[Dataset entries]
···

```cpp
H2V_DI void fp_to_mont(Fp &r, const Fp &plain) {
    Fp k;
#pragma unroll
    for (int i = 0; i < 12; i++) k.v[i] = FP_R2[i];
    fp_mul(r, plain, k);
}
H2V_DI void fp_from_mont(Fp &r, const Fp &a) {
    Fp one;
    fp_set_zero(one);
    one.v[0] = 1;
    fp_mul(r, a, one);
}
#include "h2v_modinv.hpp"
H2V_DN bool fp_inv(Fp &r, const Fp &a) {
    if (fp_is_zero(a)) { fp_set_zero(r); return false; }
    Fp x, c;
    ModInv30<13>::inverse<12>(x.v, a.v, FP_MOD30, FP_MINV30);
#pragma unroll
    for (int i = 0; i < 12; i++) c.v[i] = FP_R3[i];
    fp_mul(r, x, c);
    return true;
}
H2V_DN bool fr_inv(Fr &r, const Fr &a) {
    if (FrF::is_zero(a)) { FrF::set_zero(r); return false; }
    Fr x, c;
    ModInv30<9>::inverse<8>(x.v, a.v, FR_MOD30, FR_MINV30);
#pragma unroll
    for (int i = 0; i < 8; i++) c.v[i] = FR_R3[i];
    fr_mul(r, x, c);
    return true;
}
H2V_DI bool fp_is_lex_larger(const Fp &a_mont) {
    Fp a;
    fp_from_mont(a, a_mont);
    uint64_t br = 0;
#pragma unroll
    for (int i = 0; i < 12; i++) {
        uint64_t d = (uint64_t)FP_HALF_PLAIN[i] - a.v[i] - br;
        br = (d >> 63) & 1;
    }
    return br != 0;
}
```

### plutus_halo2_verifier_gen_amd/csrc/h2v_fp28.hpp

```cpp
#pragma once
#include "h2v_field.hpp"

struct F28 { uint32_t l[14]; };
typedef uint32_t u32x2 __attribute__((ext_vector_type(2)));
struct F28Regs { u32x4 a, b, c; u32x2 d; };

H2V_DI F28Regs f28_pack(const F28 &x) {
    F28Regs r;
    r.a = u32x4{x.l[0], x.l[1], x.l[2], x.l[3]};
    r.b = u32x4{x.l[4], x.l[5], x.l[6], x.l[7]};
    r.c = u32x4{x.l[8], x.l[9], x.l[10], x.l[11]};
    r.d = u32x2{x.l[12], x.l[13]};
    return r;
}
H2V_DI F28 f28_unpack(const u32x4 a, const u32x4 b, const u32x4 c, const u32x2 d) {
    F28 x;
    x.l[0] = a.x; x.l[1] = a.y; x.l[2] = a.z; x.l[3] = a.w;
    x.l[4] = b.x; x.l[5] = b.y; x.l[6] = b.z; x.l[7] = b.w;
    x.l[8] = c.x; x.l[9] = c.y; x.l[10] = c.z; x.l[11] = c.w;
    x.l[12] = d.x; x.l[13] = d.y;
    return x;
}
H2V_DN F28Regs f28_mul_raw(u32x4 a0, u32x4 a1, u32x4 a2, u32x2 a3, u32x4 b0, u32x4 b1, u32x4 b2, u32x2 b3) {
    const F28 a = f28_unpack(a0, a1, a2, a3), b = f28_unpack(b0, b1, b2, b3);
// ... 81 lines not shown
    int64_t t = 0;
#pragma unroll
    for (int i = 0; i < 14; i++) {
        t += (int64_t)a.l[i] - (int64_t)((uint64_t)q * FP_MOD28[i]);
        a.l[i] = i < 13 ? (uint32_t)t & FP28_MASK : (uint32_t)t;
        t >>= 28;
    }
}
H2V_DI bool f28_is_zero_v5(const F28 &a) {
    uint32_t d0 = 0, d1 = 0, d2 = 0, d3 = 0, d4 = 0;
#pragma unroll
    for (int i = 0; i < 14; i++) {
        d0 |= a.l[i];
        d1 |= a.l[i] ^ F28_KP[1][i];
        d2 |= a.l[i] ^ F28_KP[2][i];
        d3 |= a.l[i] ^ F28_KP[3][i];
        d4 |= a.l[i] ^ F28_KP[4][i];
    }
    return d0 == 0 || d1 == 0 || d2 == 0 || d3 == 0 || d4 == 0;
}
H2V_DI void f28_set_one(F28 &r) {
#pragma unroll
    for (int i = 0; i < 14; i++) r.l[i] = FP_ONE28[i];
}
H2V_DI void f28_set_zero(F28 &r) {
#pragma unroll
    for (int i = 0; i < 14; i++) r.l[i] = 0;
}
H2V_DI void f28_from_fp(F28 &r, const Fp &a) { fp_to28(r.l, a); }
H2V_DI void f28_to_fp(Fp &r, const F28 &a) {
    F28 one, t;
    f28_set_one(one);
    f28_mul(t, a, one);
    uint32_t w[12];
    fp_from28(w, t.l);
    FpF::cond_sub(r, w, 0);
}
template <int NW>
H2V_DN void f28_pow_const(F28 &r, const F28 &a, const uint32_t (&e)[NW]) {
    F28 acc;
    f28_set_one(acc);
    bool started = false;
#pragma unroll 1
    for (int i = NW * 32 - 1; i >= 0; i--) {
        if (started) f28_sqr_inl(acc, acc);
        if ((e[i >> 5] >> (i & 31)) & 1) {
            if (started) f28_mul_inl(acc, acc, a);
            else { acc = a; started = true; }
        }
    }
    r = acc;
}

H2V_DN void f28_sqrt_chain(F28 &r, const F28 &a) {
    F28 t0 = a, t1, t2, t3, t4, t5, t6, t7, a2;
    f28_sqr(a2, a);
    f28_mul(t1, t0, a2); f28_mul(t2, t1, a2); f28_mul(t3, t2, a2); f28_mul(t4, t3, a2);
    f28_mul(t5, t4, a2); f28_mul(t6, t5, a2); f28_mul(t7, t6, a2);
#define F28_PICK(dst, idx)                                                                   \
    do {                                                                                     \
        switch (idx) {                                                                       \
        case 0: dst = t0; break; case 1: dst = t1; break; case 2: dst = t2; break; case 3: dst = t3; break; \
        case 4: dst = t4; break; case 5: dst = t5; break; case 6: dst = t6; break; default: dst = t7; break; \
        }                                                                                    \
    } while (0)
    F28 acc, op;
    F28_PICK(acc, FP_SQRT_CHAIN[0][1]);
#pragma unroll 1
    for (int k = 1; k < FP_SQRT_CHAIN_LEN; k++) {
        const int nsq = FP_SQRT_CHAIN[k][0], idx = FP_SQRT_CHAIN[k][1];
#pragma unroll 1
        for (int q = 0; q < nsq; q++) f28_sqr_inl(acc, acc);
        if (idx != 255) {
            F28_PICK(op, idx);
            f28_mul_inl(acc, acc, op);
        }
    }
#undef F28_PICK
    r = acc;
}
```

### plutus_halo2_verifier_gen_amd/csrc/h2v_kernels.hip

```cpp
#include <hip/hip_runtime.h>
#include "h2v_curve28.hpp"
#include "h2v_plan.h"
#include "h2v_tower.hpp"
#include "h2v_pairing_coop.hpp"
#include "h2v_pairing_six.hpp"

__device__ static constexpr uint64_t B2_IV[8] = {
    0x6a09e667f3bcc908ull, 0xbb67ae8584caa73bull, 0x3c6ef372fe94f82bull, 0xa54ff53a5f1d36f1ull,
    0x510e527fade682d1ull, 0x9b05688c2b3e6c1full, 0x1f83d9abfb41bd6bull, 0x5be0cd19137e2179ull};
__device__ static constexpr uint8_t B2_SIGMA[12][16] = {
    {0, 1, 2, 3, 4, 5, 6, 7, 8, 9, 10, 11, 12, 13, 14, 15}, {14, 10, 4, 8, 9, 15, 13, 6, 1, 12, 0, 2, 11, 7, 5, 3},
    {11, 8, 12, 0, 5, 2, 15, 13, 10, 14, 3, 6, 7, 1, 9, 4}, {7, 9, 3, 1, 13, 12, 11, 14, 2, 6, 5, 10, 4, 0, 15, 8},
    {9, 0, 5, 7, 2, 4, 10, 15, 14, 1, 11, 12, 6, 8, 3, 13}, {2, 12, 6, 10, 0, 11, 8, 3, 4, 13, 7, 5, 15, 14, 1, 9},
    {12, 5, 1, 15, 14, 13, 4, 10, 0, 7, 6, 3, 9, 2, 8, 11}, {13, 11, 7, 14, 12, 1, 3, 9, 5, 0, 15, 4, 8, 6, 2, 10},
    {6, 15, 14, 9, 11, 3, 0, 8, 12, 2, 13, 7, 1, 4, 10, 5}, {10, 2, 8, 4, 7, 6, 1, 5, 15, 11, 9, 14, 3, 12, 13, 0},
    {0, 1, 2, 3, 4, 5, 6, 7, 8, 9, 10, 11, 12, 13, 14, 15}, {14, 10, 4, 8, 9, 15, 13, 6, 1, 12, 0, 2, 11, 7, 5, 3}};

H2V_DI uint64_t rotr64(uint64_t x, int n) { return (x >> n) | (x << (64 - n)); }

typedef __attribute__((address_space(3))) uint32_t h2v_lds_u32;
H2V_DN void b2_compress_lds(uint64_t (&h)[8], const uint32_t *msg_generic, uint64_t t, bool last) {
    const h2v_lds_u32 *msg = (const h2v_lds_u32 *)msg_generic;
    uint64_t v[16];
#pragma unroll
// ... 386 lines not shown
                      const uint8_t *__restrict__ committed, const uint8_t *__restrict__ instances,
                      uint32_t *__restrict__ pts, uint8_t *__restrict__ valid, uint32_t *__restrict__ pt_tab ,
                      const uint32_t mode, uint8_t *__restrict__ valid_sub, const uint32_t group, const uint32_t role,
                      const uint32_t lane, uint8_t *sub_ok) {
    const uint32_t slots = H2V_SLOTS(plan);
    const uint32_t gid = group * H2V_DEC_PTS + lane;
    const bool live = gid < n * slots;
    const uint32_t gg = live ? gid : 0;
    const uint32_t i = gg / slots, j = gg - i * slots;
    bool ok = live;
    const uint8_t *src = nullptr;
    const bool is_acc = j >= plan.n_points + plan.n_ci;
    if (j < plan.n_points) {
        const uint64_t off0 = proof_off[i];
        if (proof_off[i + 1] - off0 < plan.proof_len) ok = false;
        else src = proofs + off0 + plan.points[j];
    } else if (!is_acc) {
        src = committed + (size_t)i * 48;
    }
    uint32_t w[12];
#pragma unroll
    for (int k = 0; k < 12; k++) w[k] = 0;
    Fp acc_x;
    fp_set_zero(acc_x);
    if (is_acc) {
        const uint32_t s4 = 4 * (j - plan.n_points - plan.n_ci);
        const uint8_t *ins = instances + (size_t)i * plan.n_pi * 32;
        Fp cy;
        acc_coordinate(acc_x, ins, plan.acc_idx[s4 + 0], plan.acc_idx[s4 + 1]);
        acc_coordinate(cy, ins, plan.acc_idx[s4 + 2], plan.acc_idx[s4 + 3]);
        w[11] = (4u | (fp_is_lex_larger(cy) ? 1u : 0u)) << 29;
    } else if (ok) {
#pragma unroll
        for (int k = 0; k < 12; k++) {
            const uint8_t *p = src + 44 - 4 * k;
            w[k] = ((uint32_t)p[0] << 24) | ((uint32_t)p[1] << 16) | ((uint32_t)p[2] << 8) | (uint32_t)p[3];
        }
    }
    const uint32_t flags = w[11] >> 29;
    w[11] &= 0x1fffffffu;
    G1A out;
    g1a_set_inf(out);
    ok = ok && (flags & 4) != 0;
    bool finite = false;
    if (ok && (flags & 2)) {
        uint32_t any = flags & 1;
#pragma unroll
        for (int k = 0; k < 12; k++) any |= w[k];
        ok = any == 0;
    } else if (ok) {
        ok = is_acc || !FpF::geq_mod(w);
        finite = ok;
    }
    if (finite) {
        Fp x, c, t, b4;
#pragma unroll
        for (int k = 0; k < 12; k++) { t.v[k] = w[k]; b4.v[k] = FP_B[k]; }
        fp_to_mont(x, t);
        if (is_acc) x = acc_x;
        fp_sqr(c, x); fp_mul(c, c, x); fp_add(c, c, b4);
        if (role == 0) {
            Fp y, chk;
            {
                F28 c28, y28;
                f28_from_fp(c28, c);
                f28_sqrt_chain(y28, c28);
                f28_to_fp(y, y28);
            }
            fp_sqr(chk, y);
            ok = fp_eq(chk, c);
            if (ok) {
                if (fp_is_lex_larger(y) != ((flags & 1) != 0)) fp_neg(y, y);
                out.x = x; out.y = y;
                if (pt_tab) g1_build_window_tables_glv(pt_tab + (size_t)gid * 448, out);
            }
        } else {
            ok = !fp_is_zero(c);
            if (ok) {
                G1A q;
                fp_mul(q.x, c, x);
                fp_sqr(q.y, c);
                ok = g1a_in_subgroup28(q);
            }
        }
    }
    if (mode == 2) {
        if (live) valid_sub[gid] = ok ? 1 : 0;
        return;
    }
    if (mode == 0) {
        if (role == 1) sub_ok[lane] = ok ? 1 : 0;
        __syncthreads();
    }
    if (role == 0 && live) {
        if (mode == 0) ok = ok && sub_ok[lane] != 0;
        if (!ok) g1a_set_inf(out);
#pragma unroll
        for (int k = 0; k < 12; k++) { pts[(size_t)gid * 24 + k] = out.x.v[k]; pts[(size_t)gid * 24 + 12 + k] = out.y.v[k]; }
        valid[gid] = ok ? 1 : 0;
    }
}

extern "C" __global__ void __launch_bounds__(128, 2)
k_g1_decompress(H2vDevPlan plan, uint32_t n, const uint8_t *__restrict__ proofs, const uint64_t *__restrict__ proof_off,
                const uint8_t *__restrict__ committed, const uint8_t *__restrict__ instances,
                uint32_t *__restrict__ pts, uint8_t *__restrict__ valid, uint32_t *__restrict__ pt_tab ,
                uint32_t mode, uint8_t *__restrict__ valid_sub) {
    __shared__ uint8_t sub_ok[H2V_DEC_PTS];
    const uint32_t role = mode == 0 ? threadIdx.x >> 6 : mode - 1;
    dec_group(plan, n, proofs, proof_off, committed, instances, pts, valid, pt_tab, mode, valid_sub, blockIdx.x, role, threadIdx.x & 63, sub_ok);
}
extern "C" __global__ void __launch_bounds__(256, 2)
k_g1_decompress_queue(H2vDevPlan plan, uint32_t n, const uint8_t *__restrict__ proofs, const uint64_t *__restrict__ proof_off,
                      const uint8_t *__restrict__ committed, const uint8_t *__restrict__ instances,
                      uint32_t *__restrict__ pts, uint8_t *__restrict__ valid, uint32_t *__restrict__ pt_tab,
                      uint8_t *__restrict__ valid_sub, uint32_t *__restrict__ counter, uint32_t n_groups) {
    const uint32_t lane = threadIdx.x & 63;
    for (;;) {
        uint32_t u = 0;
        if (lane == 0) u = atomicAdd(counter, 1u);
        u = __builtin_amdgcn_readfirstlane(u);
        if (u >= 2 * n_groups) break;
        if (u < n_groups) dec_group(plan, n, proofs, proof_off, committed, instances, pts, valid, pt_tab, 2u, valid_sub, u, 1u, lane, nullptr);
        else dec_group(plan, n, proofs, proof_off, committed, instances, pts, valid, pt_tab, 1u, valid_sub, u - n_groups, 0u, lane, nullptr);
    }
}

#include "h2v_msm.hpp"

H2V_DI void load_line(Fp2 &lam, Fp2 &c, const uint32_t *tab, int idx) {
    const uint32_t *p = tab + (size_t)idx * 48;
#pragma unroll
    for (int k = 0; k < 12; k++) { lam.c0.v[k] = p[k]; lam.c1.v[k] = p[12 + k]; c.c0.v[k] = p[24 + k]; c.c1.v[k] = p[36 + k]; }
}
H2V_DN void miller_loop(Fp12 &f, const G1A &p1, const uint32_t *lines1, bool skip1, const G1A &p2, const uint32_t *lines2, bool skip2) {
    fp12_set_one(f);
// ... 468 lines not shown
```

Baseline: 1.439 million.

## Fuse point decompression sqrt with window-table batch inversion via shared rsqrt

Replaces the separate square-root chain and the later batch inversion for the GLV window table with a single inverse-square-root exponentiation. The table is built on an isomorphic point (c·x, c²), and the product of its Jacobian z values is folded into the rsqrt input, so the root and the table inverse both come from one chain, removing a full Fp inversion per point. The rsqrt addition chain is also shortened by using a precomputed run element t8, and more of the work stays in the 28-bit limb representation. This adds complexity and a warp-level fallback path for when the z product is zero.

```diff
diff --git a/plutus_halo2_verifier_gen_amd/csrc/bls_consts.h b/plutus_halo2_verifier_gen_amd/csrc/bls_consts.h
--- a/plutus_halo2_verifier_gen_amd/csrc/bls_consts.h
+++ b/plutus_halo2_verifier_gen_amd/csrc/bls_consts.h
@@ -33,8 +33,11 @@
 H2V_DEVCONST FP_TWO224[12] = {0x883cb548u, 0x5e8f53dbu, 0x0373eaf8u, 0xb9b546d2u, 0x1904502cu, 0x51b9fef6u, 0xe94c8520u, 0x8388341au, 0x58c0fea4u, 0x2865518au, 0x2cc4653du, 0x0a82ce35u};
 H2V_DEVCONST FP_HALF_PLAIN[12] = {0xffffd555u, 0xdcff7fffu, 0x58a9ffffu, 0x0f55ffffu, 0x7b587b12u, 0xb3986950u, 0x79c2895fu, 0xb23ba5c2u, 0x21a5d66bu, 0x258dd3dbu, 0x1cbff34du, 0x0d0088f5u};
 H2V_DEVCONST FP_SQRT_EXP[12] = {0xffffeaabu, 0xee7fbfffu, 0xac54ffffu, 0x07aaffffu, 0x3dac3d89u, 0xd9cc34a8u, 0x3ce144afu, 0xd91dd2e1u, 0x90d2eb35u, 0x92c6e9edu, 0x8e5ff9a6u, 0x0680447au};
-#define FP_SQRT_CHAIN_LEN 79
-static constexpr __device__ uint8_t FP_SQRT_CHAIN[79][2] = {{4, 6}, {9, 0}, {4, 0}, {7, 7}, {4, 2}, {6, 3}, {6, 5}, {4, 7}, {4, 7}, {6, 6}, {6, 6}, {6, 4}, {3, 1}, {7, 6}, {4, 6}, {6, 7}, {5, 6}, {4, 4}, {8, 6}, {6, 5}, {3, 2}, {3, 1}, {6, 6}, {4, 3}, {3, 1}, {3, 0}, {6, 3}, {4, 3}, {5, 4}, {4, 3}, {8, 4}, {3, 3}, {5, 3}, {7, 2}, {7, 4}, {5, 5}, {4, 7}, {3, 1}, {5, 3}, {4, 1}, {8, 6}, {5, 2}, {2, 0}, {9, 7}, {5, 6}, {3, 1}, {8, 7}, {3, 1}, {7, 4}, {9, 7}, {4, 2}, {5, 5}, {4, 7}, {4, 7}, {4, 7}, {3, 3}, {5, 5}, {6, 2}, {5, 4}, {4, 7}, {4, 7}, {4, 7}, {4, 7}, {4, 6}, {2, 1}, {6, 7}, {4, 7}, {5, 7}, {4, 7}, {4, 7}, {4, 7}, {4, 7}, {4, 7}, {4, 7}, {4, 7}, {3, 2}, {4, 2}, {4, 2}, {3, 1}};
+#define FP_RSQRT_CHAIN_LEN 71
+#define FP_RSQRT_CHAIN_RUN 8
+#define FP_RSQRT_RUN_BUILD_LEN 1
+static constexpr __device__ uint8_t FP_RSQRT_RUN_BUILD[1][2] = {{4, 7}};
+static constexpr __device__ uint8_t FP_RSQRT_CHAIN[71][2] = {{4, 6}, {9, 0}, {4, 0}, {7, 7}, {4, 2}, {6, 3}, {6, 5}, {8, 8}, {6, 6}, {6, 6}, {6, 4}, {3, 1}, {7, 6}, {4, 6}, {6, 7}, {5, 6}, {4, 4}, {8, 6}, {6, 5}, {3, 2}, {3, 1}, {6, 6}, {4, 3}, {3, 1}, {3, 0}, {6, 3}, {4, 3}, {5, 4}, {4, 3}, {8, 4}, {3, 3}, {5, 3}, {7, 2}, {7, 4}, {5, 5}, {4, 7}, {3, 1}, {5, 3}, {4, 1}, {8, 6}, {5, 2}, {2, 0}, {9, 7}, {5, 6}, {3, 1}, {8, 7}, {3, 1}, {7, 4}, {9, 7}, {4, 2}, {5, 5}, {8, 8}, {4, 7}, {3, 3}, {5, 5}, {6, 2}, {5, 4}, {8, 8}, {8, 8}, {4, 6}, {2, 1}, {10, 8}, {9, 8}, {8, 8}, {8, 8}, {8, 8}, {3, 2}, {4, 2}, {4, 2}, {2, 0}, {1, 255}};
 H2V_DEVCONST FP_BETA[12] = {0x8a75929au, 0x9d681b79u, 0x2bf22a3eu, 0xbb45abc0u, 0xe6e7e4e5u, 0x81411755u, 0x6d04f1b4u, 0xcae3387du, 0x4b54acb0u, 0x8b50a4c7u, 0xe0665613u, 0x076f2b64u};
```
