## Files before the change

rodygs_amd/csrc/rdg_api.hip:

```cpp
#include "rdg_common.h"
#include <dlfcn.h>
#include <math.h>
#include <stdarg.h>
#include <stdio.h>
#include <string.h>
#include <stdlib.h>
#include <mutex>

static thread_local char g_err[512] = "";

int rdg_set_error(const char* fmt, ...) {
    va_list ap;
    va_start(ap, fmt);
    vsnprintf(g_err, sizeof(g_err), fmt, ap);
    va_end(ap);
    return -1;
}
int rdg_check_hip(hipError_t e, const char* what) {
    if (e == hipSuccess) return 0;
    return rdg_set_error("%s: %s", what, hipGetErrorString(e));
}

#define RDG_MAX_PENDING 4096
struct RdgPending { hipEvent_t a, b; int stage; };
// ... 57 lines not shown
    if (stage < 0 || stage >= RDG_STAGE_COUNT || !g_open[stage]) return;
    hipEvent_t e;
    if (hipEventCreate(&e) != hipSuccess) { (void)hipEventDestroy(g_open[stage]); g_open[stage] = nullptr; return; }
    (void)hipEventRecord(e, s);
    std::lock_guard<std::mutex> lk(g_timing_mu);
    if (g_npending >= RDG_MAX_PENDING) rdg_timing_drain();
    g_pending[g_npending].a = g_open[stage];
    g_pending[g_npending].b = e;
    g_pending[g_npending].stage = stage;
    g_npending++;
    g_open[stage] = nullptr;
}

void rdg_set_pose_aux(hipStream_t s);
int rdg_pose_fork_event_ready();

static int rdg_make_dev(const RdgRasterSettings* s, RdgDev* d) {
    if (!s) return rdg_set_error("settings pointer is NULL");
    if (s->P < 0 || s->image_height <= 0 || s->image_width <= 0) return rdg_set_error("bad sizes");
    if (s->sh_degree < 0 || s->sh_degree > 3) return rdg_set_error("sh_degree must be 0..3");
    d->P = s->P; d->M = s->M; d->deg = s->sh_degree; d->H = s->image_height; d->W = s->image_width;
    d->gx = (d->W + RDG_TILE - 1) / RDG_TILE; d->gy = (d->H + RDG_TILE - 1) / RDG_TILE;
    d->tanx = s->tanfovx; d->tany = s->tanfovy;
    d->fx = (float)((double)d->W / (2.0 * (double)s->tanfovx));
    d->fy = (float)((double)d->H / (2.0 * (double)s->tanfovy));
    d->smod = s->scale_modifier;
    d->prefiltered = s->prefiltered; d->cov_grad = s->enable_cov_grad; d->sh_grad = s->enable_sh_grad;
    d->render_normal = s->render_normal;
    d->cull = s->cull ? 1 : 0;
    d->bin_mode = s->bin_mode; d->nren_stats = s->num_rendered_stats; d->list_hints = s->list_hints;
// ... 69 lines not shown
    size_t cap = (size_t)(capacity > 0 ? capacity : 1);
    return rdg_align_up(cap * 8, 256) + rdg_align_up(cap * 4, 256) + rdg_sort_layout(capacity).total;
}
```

···

• [Task to carry out]: Please return all lines from the records that hold the word "typedef".

• [Your response]:
typedef uint32_t u32x2 __attribute__((ext_vector_type(2)));
typedef __attribute__((address_space(3))) uint32_t h2v_lds_u32;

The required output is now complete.